La peur de conduire, par exemple, peut rendre les déplacements professionnels ou familiaux très compliqués. La phobie de vomir peut transformer les repas, les sorties et les transports en source de tension permanente. La peur du dentiste ou des soins médicaux peut retarder une prise en charge pourtant nécessaire. Dans tous ces cas, la question n’est pas seulement de « supporter » la situation, mais de retrouver une marge de liberté.

Et pour les enfants ou les adolescents ?

Oui, à condition d’adapter la démarche. Avec les plus jeunes, on ne travaille pas comme avec un adulte. Le langage, le rythme, les images mentales et les objectifs doivent être ajustés. L’idée n’est pas de demander à l’enfant d’expliquer parfaitement ce qu’il ressent, mais de l’aider à retrouver plus de sécurité, de calme et de maîtrise.

Pour les parents, un point compte beaucoup : un accompagnement bien mené ne cherche pas à brusquer l’enfant. Il s’agit de l’aider à avancer sans l’écraser sous l’obligation de « faire face » trop vite.

Ce que l’hypnose ne promet pas

Il vaut mieux être clair. L’hypnose ne garantit pas un changement magique en une seule séance pour tout le monde. Ce type de promesse crée souvent de faux espoirs. Certaines personnes ressentent un soulagement rapide. D’autres ont besoin de plusieurs étapes pour vraiment intégrer le changement.

Elle ne remplace pas non plus une évaluation médicale ou psychologique lorsque la situation l’exige. Si la peur s’inscrit dans un trouble plus complexe, s’il existe un traumatisme important ou d’autres difficultés cliniques, il faut en tenir compte sérieusement. Une approche professionnelle reconnaît toujours ces nuances.
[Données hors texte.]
#ifdef MCKPP_PS_STAMPS
  int stamp_new = 0;
  unsigned long long gacc[6] = {0, 0, 0, 0, 0, 0};
#endif
  auto M0 = [&]() {
    int lane = lane_k; asm volatile("" : "+v"(lane));
    bool a = false, wt = false, sticky = false;
    const bool multi = p.nsteps_launch > 1;
    int *msi = sirec + (lane < W ? lane : 0) * I_COUNT;
    double *msc = screc + (lane < W ? lane : 0) * C_COUNT;
    int st = PS_DONE, c = 0, step = 0, kfirst = 0;
    bool want = false, ready = false, idle = false, dropped = false;
    bool cont = false;
    if (multi) {
      const bool pub = lane < W && msi[I_STATE] == PS_ACTIVE && msi[I_FIN] == F_FINAL;
      if (pub) {
        const int fc = msi[I_COL], fs = msi[I_STEP];
        int was = __hip_atomic_exchange(p.done + fc, fs + 1, __ATOMIC_RELAXED, __HIP_MEMORY_SCOPE_AGENT);
        asm volatile("s_waitcnt vmcnt(0)" : "+v"(was) : : "memory");
        if (fs + 1 < p.nsteps_launch) {
          const int q = fc % p.nqueues, nloc = (p.ncol - q + p.nqueues - 1) / p.nqueues;
          const int tnext = (fs + 1) * nloc + fc / p.nqueues;
          if (__hip_atomic_load((int *)p.qhead + q, __ATOMIC_RELAXED, __HIP_MEMORY_SCOPE_AGENT) > tnext)
            cont = atomicCAS((int *)p.done + p.ncol + fc, fs + 1, fs + 2) == fs + 1;
          if (cont) { c = fc; step = fs + 1; want = true; }
        }
      }
    }
    const bool any_cont = __ballot(cont) != 0ull;
    const int kv = solo_perm ? 0 : s_flags[S_KVIEW];
    const bool solo_on = kv > 0 && (any_cont || __ballot(lane < W && sirec[lane * I_COUNT + I_STATE] == PS_ACTIVE && sirec[lane * I_COUNT + I_FIN] != F_FINAL) != 0ull);
    if (lane < W) {
      st = msi[I_STATE];
      if (st == PS_ACTIVE && msi[I_FIN] == F_FINAL) st = PS_EMPTY;
      if (st == PS_WAIT && !solo_on) { c = msi[I_COL]; step = msi[I_STEP]; want = true; }
    }
    const int n_empty = __popcll(__ballot(lane < W && st == PS_EMPTY && !cont));
    const int n_busy = __popcll(__ballot(lane < W && st == PS_ACTIVE && sirec[lane * I_COUNT + I_NPASS_TRY] <= 12));
    bool refill = 2 * n_empty >= n_empty + n_busy;
    bool drain = false;
    if (p.solo_limit > 0 && p.mode == MCKPP_MODE_STEP) {
      const int after = p.solo_after;
      const bool was = lane < W && msi[I_STRAG] != 0;
      const bool gone = was && st != PS_ACTIVE;
      const bool is = lane < W && st == PS_ACTIVE && (was || msi[I_NPASS_TRY] > after);
      if (is && !was) msi[I_STRAG] = 1;
      if (gone) msi[I_STRAG] = 0;
      const int delta = __popcll(__ballot(is && !was)) - __popcll(__ballot(gone));
      int glob = 0;
      if (__ballot(is) != 0ull || delta != 0 || any_cont) {
        if (lane == 0) glob = delta != 0 ? atomicAdd((int *)p.sync, delta) + delta
                                         : __hip_atomic_load((int *)p.sync, __ATOMIC_RELAXED, __HIP_MEMORY_SCOPE_AGENT);
        glob = __shfl(glob, 0);
      }
      drain = (__ballot(is) != 0ull || any_cont) && glob <= p.solo_limit;
      if (solo_on) drain = true;
      else if (kv > 0 && lane == 0) s_flags[S_KVIEW] = 0;
      if (drain) refill = false;
    }
    if (lane < W) {
      if (st == PS_EMPTY) { msi[I_FIN] = F_NONE; msi[I_ACT] = 0; }
      if (st == PS_EMPTY && refill && !cont) {
        if (!multi) {
          const int t = atomicAdd((int *)p.qhead, 1);
          if (t >= p.ncol) { st = PS_DONE; msi[I_ACT] = 0; }
          else { c = t; want = true; }
        } else {
          msi[I_ACT] = 0;
          const int q = s_flags[7];
          const int nloc = q < 0 ? 0 : (p.ncol - q + p.nqueues - 1) / p.nqueues;
          for (;;) {
            const int t = nloc > 0 ? atomicAdd((int *)p.qhead + q, 1) : 0;
            if (nloc <= 0 || t >= nloc * p.nsteps_launch) { idle = true; break; }
            step = t / nloc;
            c = q + p.nqueues * (t - step * nloc);
            int *const started = (int *)p.done + p.ncol + c;
            if (__hip_atomic_load(started, __ATOMIC_RELAXED, __HIP_MEMORY_SCOPE_AGENT) > step) continue;
            if (step > 0 && __hip_atomic_load(p.done + c, __ATOMIC_RELAXED, __HIP_MEMORY_SCOPE_AGENT) < step) continue;
            if (atomicCAS(started, step, step + 1) != step) continue;
            want = true; ready = true;
            break;
          }
        }
      }
      if (cont || ready) ready = true;
      else if (want && multi) {
        int *const started = (int *)p.done + p.ncol + c;
        bool mine = false;
        if (__hip_atomic_load(started, __ATOMIC_RELAXED, __HIP_MEMORY_SCOPE_AGENT) <= step) {
          ready = step == 0 || __hip_atomic_load(p.done + c, __ATOMIC_RELAXED, __HIP_MEMORY_SCOPE_AGENT) >= step;
          mine = !ready || atomicCAS(started, step, step + 1) == step;
        }
        if (!mine) { want = false; ready = false; dropped = true; st = PS_EMPTY; msi[I_ACT] = 0; }
      } else if (want) ready = true;
    }
    if (multi && __ballot(want && ready && step > 0) != 0ull)
      __builtin_amdgcn_fence(__ATOMIC_ACQUIRE, "agent");
    bool more = false;
    if (multi && __ballot(idle) != 0ull) {
      int newq = -1;
      if (lane == 0) {
        for (int qq = 0; qq < p.nqueues && newq < 0; ++qq) {
          const int nl = (p.ncol - qq + p.nqueues - 1) / p.nqueues;
          if (nl <= 0 || __hip_atomic_load((int *)p.qhead + qq, __ATOMIC_RELAXED, __HIP_MEMORY_SCOPE_AGENT) >= nl * p.nsteps_launch) continue;
          const int prev = atomicCAS((int *)p.qowner + qq, 0, my_xcc + 1);
          if (prev == 0 || prev == my_xcc + 1) newq = qq;
        }
        s_flags[7] = newq;
      }
      more = __shfl(newq, 0) >= 0;
      if (idle && !more) st = PS_DONE;
    }
    if (lane < W) {
      if (want && !ready) {
        st = PS_WAIT;
        msi[I_ACT] = 0; msi[I_COL] = c; msi[I_STEP] = step;
      } else if (want) {
        {
          st = PS_ACTIVE;
// ... 242 lines not shown
        msi[I_FIN] = fin;
        msi[I_L1A] = (l1_ahead && fin == F_NONE) ? 1 : 0;
        f_any = fin != F_NONE;
      }
    }
    const unsigned long long m = __ballot(f_any);
    if (lane == 0) s_flags[1] = m != 0ull ? 1 : 0;
#ifdef MCKPP_PS_STAMPS
    {
      const bool sg = lane < W && sirec[lane * I_COUNT + I_STATE] == PS_ACTIVE && sirec[lane * I_COUNT + I_ACT] && sirec[lane * I_COUNT + I_STRAG];
      const int n = __popcll(__ballot(sg));
      const int nact = __popcll(__ballot(lane < W && sirec[lane * I_COUNT + I_STATE] == PS_ACTIVE && sirec[lane * I_COUNT + I_ACT]));
      if (lane == 0 && n > 0) { atomicAdd((int *)p.sync + (sparse ? 1 : 2), n); atomicAdd((int *)p.sync + (sparse ? 3 : 4), 1); atomicAdd((int *)p.sync + (sparse ? 5 : 6), nact); }
    }
#endif
    if (solo_dyn && !sparse) {
      const int f_kv = s_flags[S_KVIEW], f_drain = s_flags[S_DRAIN];
      if (f_kv == 0 && f_drain) {
        const int *msi = sirec + (lane < W ? lane : 0) * I_COUNT;
        const bool on = lane < W && msi[I_STATE] == PS_ACTIVE && msi[I_ACT];
        const bool ok = on && msi[I_FIN] == F_NONE && (msi[I_STRAG] || msi[I_NPASS_TRY] > p.solo_after);
        const unsigned long long m_on = __ballot(on), m_ok = __ballot(ok);
        const int kn = __popcll(m_on);
        if (kn >= 1 && kn <= kmax_view && m_ok == m_on) {
          if (on) s_flags[S_MAP + __popcll(m_on & ((1ull << lane) - 1ull))] = lane;
          if (lane == 0) s_flags[S_GOVIEW] = kn;
        }
      }
    }
  };
  auto G_late = [&]() {
    int lane = lane_k; asm volatile("" : "+v"(lane));
    if (lane < W) {
      int *msi = sirec + lane * I_COUNT;
      if (msi[I_ACT]) {
        if (p.mode != MCKPP_MODE_INIT && msi[I_BAD]) msi[I_STATUS] = msi[I_STATUS] | 1;
        msi[I_BAD] = 0;
        msi[I_TINY] = 0;
        msi[I_MAYBE] = msi[I_MAYBE_NEXT];
// ... 1175 lines not shown
      if (max_slots_per_cu && b * w > *max_slots_per_cu) *max_slots_per_cu = b * w;
    }
  }
  return g;
}

}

Enfin, l’hypnose ne consiste pas à supprimer toute peur. La peur a une fonction utile quand elle est proportionnée. Le but est de ramener la réaction à un niveau adapté, pour que la personne puisse choisir ses actions au lieu de subir une alarme interne excessive.

Comment savoir si c’est le bon moment

En général, le bon moment arrive quand l’évitement commence à coûter trop cher. Vous modifiez vos habitudes, vous refusez certaines activités, vous anticipez sans cesse, ou vous passez beaucoup d’énergie à cacher votre difficulté. Parfois, c’est un événement précis qui agit comme déclencheur : un voyage à venir, une intervention médicale, une reprise de conduite, l’entrée scolaire d’un enfant.
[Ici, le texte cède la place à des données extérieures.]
@@ -1617,6 +1685,31 @@
       for (int m = 1; m < RES_WE; m <<= 1) {
         const uint64_t o = shfl_xor_u64(mx, m);
         mx = o > mx ? o : mx;
+      }
+      if constexpr (NM == 0) {
+        if (__ballot(spec)) {
+          const bool win = spec && walked && key == mx && mx != 0;
+          const uint32_t brep = (uint32_t)(__ballot(win && assumed) >> g) & 0xFFu;
+          const uint32_t bhbm =
+              (uint32_t)(__ballot(win && q == fw && !(q < HP && pre_node[l * HP + q] == nd)) >> g) & 0xFFu;
+          const bool back = spec && (brep | bhbm) != 0u;
+          if (back) {
+            spec = false;
+            gu = brep ? 2 : 3;
+            fw = f;
+            assumed = false;
+            walked = q < min(f, z) || (q == f && f < z);
+            key = walked ? (q == f ? e : key) : 0ull;
+          }
+          if (__ballot(back)) {
+            mx = key;
+#pragma unroll
+            for (int m = 1; m < RES_WE; m <<= 1) {
+              const uint64_t o = shfl_xor_u64(mx, m);
+              mx = o > mx ? o : mx;
+            }
+          }
+        }
       }
       if (live) {
         dec_e[l * RES_WE + q] = walked ? nd : -1;
@@ -1642,9 +1735,22 @@
           dec_src[l] = src;
         }
         if (q == 0) {
-          const int32_t dn = general ? -1 : (f < z ? f + 1 : z);
+          const int32_t dn = general ? -1 : (fw < z ? fw + 1 : z);
           dec_key[l] = mx;
           dec_n[l] = dn;
+          if (ofs.dep >= 0) {
+            uint64_t dm = 0;
+            if (spec)
+              for (int u = 1; u <= (int)(rkw & 0xFFull); u++) dm |= 1ull << ((rkw >> (8 * u)) & 0xFFull);
+            reinterpret_cast<uint64_t *>(lds + ofs.dep)[l] = dm;
+          }
+          if constexpr (NM == 0) {
+            if (spec_on) rk[l] = (rkw & ~0xFFull) | (spec ? (uint64_t)(bx & ((1u << fw) - 1u)) : 0ull);
+            if (dbg) {
+              if (spec) atomicAdd((unsigned long long *)&dbg[116], 1ull);
+              if (gu >= 0) atomicAdd((unsigned long long *)&dbg[119 + gu], 1ull);
+            }
+          }
           if (mx == 0 || dn < 0) dec_src[l] = 0;
           const uint32_t fl = lpod[l].flags;
           bool slow = !monotone || dn < 0;
@@ -1679,22 +1785,31 @@
       const int32_t l = x / RES_WE;
       const int32_t y = dec_e[x];
       if (y >= 0 && !(dec_c[l] & 2)) {
+        int32_t cv = 64;
         uint32_t h = res_hash(y);
         for (;;) {
           const int32_t xk = ckey[h];
           if (xk == y) {
-            if (cval[h] < l) atomicOr(&dec_c[l], 1);
+            cv = cval[h];
             break;
           }
           if (xk < 0) break;
           h = (h + 1) & (RES_HASH - 1);
         }
+        bool bad = cv < l;
+        if constexpr (NM == 0) {
+          if (spec_on) {
+            const uint64_t w = rk[l];
+            const uint32_t am = (uint32_t)(w & 0xFFull);
+            const int32_t q = x - l * RES_WE;
+            if ((am >> q) & 1u) bad = cv != (int32_t)((w >> (8 * (1 + __popc(am & ((1u << q) - 1u))))) & 0xFFull);
+          }
+        }
+        if (bad) atomicOr(&dec_c[l], 1);
       }
     }
     __syncthreads();
     uint64_t *dep = ofs.dep >= 0 ? reinterpret_cast<uint64_t *>(lds + ofs.dep) : nullptr;
-    if (dep)
-      for (int32_t x = t; x < n_pods; x += RES_THREADS) dep[x] = 0ull;
     if (dbg && t == 0) {
       const uint64_t t_p3 = stamp();
       c_hash += t_a - t_entry;
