+template <int NS>
+__global__ __launch_bounds__(256) void aa_snake_items_kernel(const float* __restrict__ x, SnakeSets<NS> ps, Taps12 tu, Taps12 td,
+                                                                int logscale, int C, int T, const int64_t* __restrict__ len, int nsub) {
   __shared__ __attribute__((aligned(16))) float xs[kSnakeFwdTile + 16];
   __shared__ __attribute__((aligned(16))) float ve[kSnakeFwdTile + 16];
   __shared__ __attribute__((aligned(16))) float vo[kSnakeFwdTile + 16];
@@ -122,10 +149,116 @@
   if (first >= n) return;
   const int64_t row = ((int64_t)b * C + c) * T;
   const float* xr = x + row;
-  float* yr = y + row;
-  const bool vec = n % 4 == 0 && (reinterpret_cast<uintptr_t>(xr) | reinterpret_cast<uintptr_t>(yr)) % 16 == 0;
-  if (vec) aa_snake_row<true>(xr, yr, alpha, beta, tu, td, logscale, c, n, first, nsub, xs, ve, vo);
-  else aa_snake_row<false>(xr, yr, alpha, beta, tu, td, logscale, c, n, first, nsub, xs, ve, vo);
+  float* yr[NS];
+  uintptr_t bits = reinterpret_cast<uintptr_t>(xr);
+#pragma unroll
+  for (int i = 0; i < NS; ++i) {
+    yr[i] = ps.y[i] + row;
+    bits |= reinterpret_cast<uintptr_t>(yr[i]);
+  }
+  const bool vec = n % 4 == 0 && bits % 16 == 0;
+  if (vec) aa_snake_row<true, NS>(xr, yr, ps, tu, td, logscale, c, n, first, nsub, xs, ve, vo);
+  else aa_snake_row<false, NS>(xr, yr, ps, tu, td, logscale, c, n, first, nsub, xs, ve, vo);
+}
+
+constexpr int kPostFusedTile = 1000;
+template <bool VEC>
+__global__ __launch_bounds__(256) void snake_post_kernel(const float* __restrict__ x, float* __restrict__ y, const float* __restrict__ alpha,
+                                                          const float* __restrict__ beta, const float* __restrict__ w, float bias,
+                                                          Taps12 tu, Taps12 td, int logscale, int C, int T, int act,
+                                                          const int64_t* __restrict__ len) {
+  __shared__ __attribute__((aligned(16))) float xs[kSnakeFwdTile + 16];
+  __shared__ __attribute__((aligned(16))) float ve[kSnakeFwdTile + 16];
+  __shared__ __attribute__((aligned(16))) float vo[kSnakeFwdTile + 16];
+  __shared__ __attribute__((aligned(16))) float ys[kSnakeFwdTile + 16];
+  extern __shared__ float wsm[];
+  const int b = blockIdx.y, tid = threadIdx.x;
+  const int t0 = blockIdx.x * kPostFusedTile;
+  const int n = len ? (int)min(max(len[b], (int64_t)0), (int64_t)T) : T;
+  float* yb = y + (int64_t)b * T;
+  if (t0 >= n) {
+    for (int t = t0 + tid; t < min(t0 + kPostFusedTile, T); t += 256) yb[t] = 0.f;
+    return;
+  }
+  for (int i = tid; i < C * 7; i += 256) wsm[i] = w[i];
+  const int ta = t0 - 4;
+  const int alen = min(kSnakeFwdTile, n - ta);
+  const float* xb = x + (int64_t)b * C * T;
+  auto fetch = [&](const float* xr) {
+    const int s = ta - 8 + 4 * tid;
+    if (VEC && s >= 0 && s + 4 <= n) return *reinterpret_cast<const f32x4*>(xr + s);
+    f32x4 v;
+    v.x = xr[min(max(s, 0), n - 1)];
+    v.y = xr[min(max(s + 1, 0), n - 1)];
+    v.z = xr[min(max(s + 2, 0), n - 1)];
+    v.w = xr[min(max(s + 3, 0), n - 1)];
+    return v;
+  };
+  float acc[4] = {bias, bias, bias, bias};
+  f32x4 pre = fetch(xb);
+  for (int c = 0; c < C; ++c) {
+    float a = alpha[c], bt = beta ? beta[c] : a;
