# joyfang1106/MRLA

Hardware: AMD Instinct MI355X
Metric: images/sec fwd+bwd resnet50_mrlal b=256 (higher is better)
Workload: dtype bf16

## Files before the change

### include/mrla_hip.h

```cpp
#ifndef MRLA_HIP_H_
#define MRLA_HIP_H_

#include <stddef.h>
#include <stdint.h>

#ifdef __cplusplus
extern "C" {
#endif

#define MRLA_OK 0
#define MRLA_EINVAL (-1)
#define MRLA_EUNSUPPORTED (-2)
#define MRLA_EHIP (-3)

enum { MRLA_F32 = 0, MRLA_BF16 = 1, MRLA_F16 = 2 };
enum { MRLA_NCHW = 0, MRLA_NHWC = 1 };
enum { MRLA_ACT_NONE = 0, MRLA_ACT_GELU = 1 };
enum { MRLA_BN_NONE = 0, MRLA_BN_TRAIN = 1, MRLA_BN_EVAL = 2 };

#define MRLA_FWD_MOMENTS 8
#define MRLA_BWD_MOMENTS 3
#define MRLA_GEMM_MOMENTS 4

#define MRLA_ABI_VERSION 5
int mrla_abi_version(void);

int mrla_light_wgrad_rows(int b, int c, int h, int w, int dtype, int layout);

int mrla_light_mom_splits(int b, int c, int h, int w, int dtype, int layout);
int mrla_tuning_row_ranges(int mode);
int mrla_light_stats_fwd(const void* x, const void* o_prev, const float* wv , float* mom,
                         int b, int c, int h, int w, int dtype, int layout, int act, void* stream);

int mrla_light_stats_fwd_fused(const void* pre, const float* pre_sc, const float* pre_sh, const void* o_prev,
                               const float* wv, float* mom, void* x_out, int b, int c, int h, int w, int dtype,
                               int layout, void* stream);

int mrla_light_pool_fused(const void* pre, const float* pre_sc, const float* pre_sh, const void* o_prev, float* part,
                          float* mom, int b, int c, int h, int w, int dtype, int layout, void* stream);
int mrla_light_apply_fwd_fused(const void* pre, const float* pre_sc, const float* pre_sh, const void* o_prev,
                               const float* wv, const float* gate, const float* sc, const float* sh, const float* lam,
                               const float* dp, void* out, int b, int c, int h, int w, int d, int res, int dtype,
                               int layout, void* stream);

int mrla_light_gate_fwd(const float* mom, const float* wq, const float* wk, int ksize, float* gate ,
                        int b, int c, int hw, int d, void* stream);

int mrla_light_bn_fwd(const float* mom, const float* gate, const float* lam, const float* gamma, const float* beta,
                      float* running_mean, float* running_var, int bn_mode, float momentum, float eps, float* sc,
                      float* sh, float* save_mean, float* save_inv, int b, int c, int hw, int d, void* stream);

int mrla_light_apply_fwd(const void* x, const void* o_prev, const float* wv, const float* gate, const float* sc,
                         const float* sh, const float* lam, const float* dp, void* out, int b, int c, int h, int w,
                         int d, int res, int dtype, int layout, int act, void* stream);

int mrla_light_bmom_splits(int b, int c, int h, int w, int dtype, int layout);
int mrla_light_stats_bwd(const void* dout, const void* x, const void* o_prev, const float* wv, const float* mom,
                         float* bmom, int b, int c, int h, int w, int dtype, int layout, int act, void* stream);

int mrla_light_bn_bwd(const float* mom, const float* bmom, const float* gate, const float* lam, const float* gamma,
                      const float* dp, const float* save_mean, const float* save_inv, int bn_mode, float* cb,
                      float* cb_lo, float* dgamma, float* dbeta, float* dlam, int b, int c, int hw, int d,
                      void* stream);

int mrla_light_gate_bwd(const float* mom, const float* bmom, const float* gate, const float* cb, const float* cb_lo,
                        const float* dp,
                        const float* wq, const float* wk, int ksize, float* dyx, float* dwqk_part, int b, int c,
                        int hw, int d, void* stream);

int mrla_light_apply_bwd_pre_sums(int b, int c, int h, int w, int dtype, int layout);
int mrla_light_apply_bwd(const void* dout, const void* x, const void* o_prev, const float* wv, const float* gate,
                         const float* cb, const float* lam, const float* dp, const float* dyx, void* dx,
                         void* do_prev, float* dwv_part, const void* pre, const float* pre_center, float* pre_tmom, int b,
                         int c, int h, int w, int d, int res, int relu_mask, int dtype, int layout, int act, void* stream);

int mrla_light_lean_supported(int b, int c, int h, int w, int dtype, int layout);
int mrla_light_stats_bwd_fused(const void* dout, const void* pre, const float* pre_sc, const float* pre_sh,
                               const void* o_prev, const float* wv, const float* mom, float* bmom, int b, int c, int h, int w,
                               int dtype, int layout, void* stream);
int mrla_light_apply_bwd_fused(const void* dout, const void* pre, const float* pre_sc, const float* pre_sh,
                               const void* o_prev, const float* wv, const float* gate, const float* cb, const float* lam,
                               const float* dp, const float* dyx, void* dx, void* do_prev, float* dwv_part,
                               const float* pre_center, float* pre_tmom, int b, int c, int h, int w, int d, int res,
                               int dtype, int layout, void* stream);


int mrla_base_gate_fwd(const float* mom, const float* wq, const float* wk, int ksize, float* k_ring, float* p_all,
                       float* q , int b, int c, int hw, int d, int T, int t, void* stream);

int mrla_base_attend_fwd(const void* x, const float* wv, void* v_ring, const float* p_all, void* attn, float* amom,
                         int b, int c, int h, int w, int d, int T, int t, int dtype, int layout, void* stream);

int mrla_bn_stats_fwd(const float* amom, const float* pivot, const float* gamma, const float* beta, float* running_mean,
                      float* running_var, int bn_mode, float momentum, float eps, float* sc, float* sh,
                      float* save_mean, float* save_inv, int b, int c, int hw, void* stream);

int mrla_bn_stats_fwd_rows(const float* rec, const float* gamma, const float* beta, float* running_mean, float* running_var,
                           int bn_mode, float momentum, float eps, float* sc, float* sh, float* save_mean, float* save_inv,
                           int rows, int c, void* stream);

int mrla_base_tail_fwd(const void* x, const void* attn, const float* sc, const float* sh, const float* dp, void* out,
                       int b, int c, int h, int w, int dtype, int layout, void* stream);

int mrla_base_tail_stats_bwd(const void* dout, const void* attn, const float* sc, const float* sh, const float* center,
                             const float* dp, float* tmom, int b, int c, int h, int w, int dtype, int layout, void* stream);

int mrla_bn_stats_bwd(const float* tmom, const float* gamma, const float* save_mean, const float* save_inv,
                      int bn_mode, int centered, float* cb, float* dgamma, float* dbeta, int b, int c, int hw, void* stream);

int mrla_base_attend_bwd(const void* dout, const void* attn, const float* sc, const float* sh, const float* dp,
                         const float* cb, const void* v_ring, void* da_ring, float* pmom, int b, int c, int h, int w,
                         int T, int t, int dtype, int layout, void* stream);
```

Il n’est pas nécessaire d’attendre que la phobie prenne toute la place. Plus on intervient tôt, plus il est souvent facile de réduire le cercle peur-évitement. Et même lorsque la difficulté est installée depuis longtemps, un travail ciblé peut déjà changer beaucoup de choses dans le quotidien.
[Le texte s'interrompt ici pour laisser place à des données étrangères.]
+    int rowoff1[TF_MT];
+    int tl[TF_MT];
+    int goff[TF_MT];
+    bool rowok[TF_MT], saved[TF_MT], gok[TF_MT];
+#pragma unroll
+    for (int i = 0; i < TF_MT; ++i) {
+        const int m = 16 * i + r16;
+        rowok[i] = m < TF_ROWS;
+        const int mm = rowok[i] ? m : 0;
+        const int c = mm >= TF_T ? 1 : 0;
+        tl[i] = mm - c * TF_T;
+        rowoff1[i] = rowok[i] ? m * TF_ROWB : -1;
+        gok[i] = rowok[i] && c < nclip;
+        const int clip = gok[i] ? clip0 + c : 0;
+        saved[i] = gok[i] && clip >= a.save0 && clip < a.save1;
+        goff[i] = (clip * TF_T + tl[i]) * TF_C;
+    }
+    const long per = (long)a.clips * (TF_T * TF_C);
+    const bool drop_on = a.drop != nullptr && a.p > 0.f;
+
+    f32x4 acc[2][TF_MT][NJ];
+
+    for (int j = 0; j < 2 * TF_BLOCKS; ++j) {
+        const int d = 1 << (j >> 1);
+        const bool second = j & 1;
+        int rowoff0[TF_MT];
+#pragma unroll
+        for (int i = 0; i < TF_MT; ++i) rowoff0[i] = (rowok[i] && tl[i] >= d) ? rowoff1[i] - d * TF_ROWB : -1;
+        unsigned woff[NJ];
+#pragma unroll
+        for (int jn = 0; jn < NJ; ++jn) {
+            const int n = 16 * (wave + 8 * jn) + r16;
+            woff[jn] = (unsigned)(n < TF_C ? j * TF_C + n : a.wzero_row) * 64u + (unsigned)kq * 16u;
+        }
+        auto load_w = [&](int s, TfW (&w)[NJ]) __attribute__((always_inline)) {
+            const unsigned char* __restrict__ base = a.wpl + (size_t)s * a.wslab_b;
+#pragma unroll
+            for (int jn = 0; jn < NJ; ++jn) {
+                w[jn].hi = *reinterpret_cast<const tg_f16x8*>(base + woff[jn]);
+                w[jn].lo = *reinterpret_cast<const tg_f16x8*>(base + a.wplane_b + woff[jn]);
+            }
+        };
+        auto slab = [&](auto tap_c, int s, const TfW (&w)[NJ]) __attribute__((always_inline)) {
+            constexpr int TAP = decltype(tap_c)::value;
+            int cb[2];
+            bool ok[2];
+#pragma unroll
+            for (int h = 0; h < 2; ++h) {
+                const int q = 8 * s + 2 * kq + h;
+                ok[h] = TAP == 0 ? q < TF_Q_TAP : (q >= TF_Q_TAP && q < 2 * TF_Q_TAP);
+                cb[h] = (q - TAP * TF_Q_TAP) * 8;
+            }
+#pragma unroll
+            for (int i = 0; i < TF_MT; ++i) {
+                const int ro = TAP ? rowoff1[i] : rowoff0[i];
+                tf_u32x2 xh[2], xl[2];
+#pragma unroll
+                for (int h = 0; h < 2; ++h) {
+                    const bool v = ok[h] && ro >= 0;
+                    xh[h] = *reinterpret_cast<const tf_u32x2*>(pl + (v ? ro + cb[h] : ZREL));
+                    xl[h] = *reinterpret_cast<const tf_u32x2*>(pl + (v ? ro + cb[h] + TF_PLANE : ZREL));
+                }
+                const tg_f16x8 fh = __builtin_bit_cast(tg_f16x8, tf_u32x4{xh[0][0], xh[0][1], xh[1][0], xh[1][1]});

Dans une approche comme celle proposée par Linda Roux, l’enjeu n’est pas seulement d’apaiser un symptôme sur le moment. Il s’agit d’aider la personne à retrouver des repères internes solides, pour qu’elle se sente à nouveau capable d’avancer avec plus de calme et d’autonomie.

Ce que vous pouvez raisonnablement attendre

Le premier changement n’est pas toujours spectaculaire vu de l’extérieur. Il peut commencer par une baisse de l’anticipation, un retour au calme plus rapide, une image mentale moins envahissante, ou une sensation nouvelle de pouvoir respirer et penser autrement face à ce qui faisait peur. Ce sont souvent ces signes-là qui montrent que quelque chose se réorganise en profondeur.

Avec le temps, cela peut se traduire par des actions très concrètes : reprendre un trajet, accepter un rendez-vous médical, rester dans un lieu qui déclenchait auparavant la panique, ou voir son enfant retrouver plus de sérénité dans une situation qu’il évitait. Chaque progrès compte, surtout lorsqu’il redonne de l’espace à la vie quotidienne.

Quand une phobie vous enferme, le vrai changement n’est pas de devenir une autre personne. C’est de pouvoir redevenir vous-même, avec plus de liberté, plus de calme et la sensation simple mais précieuse de reprendre votre place.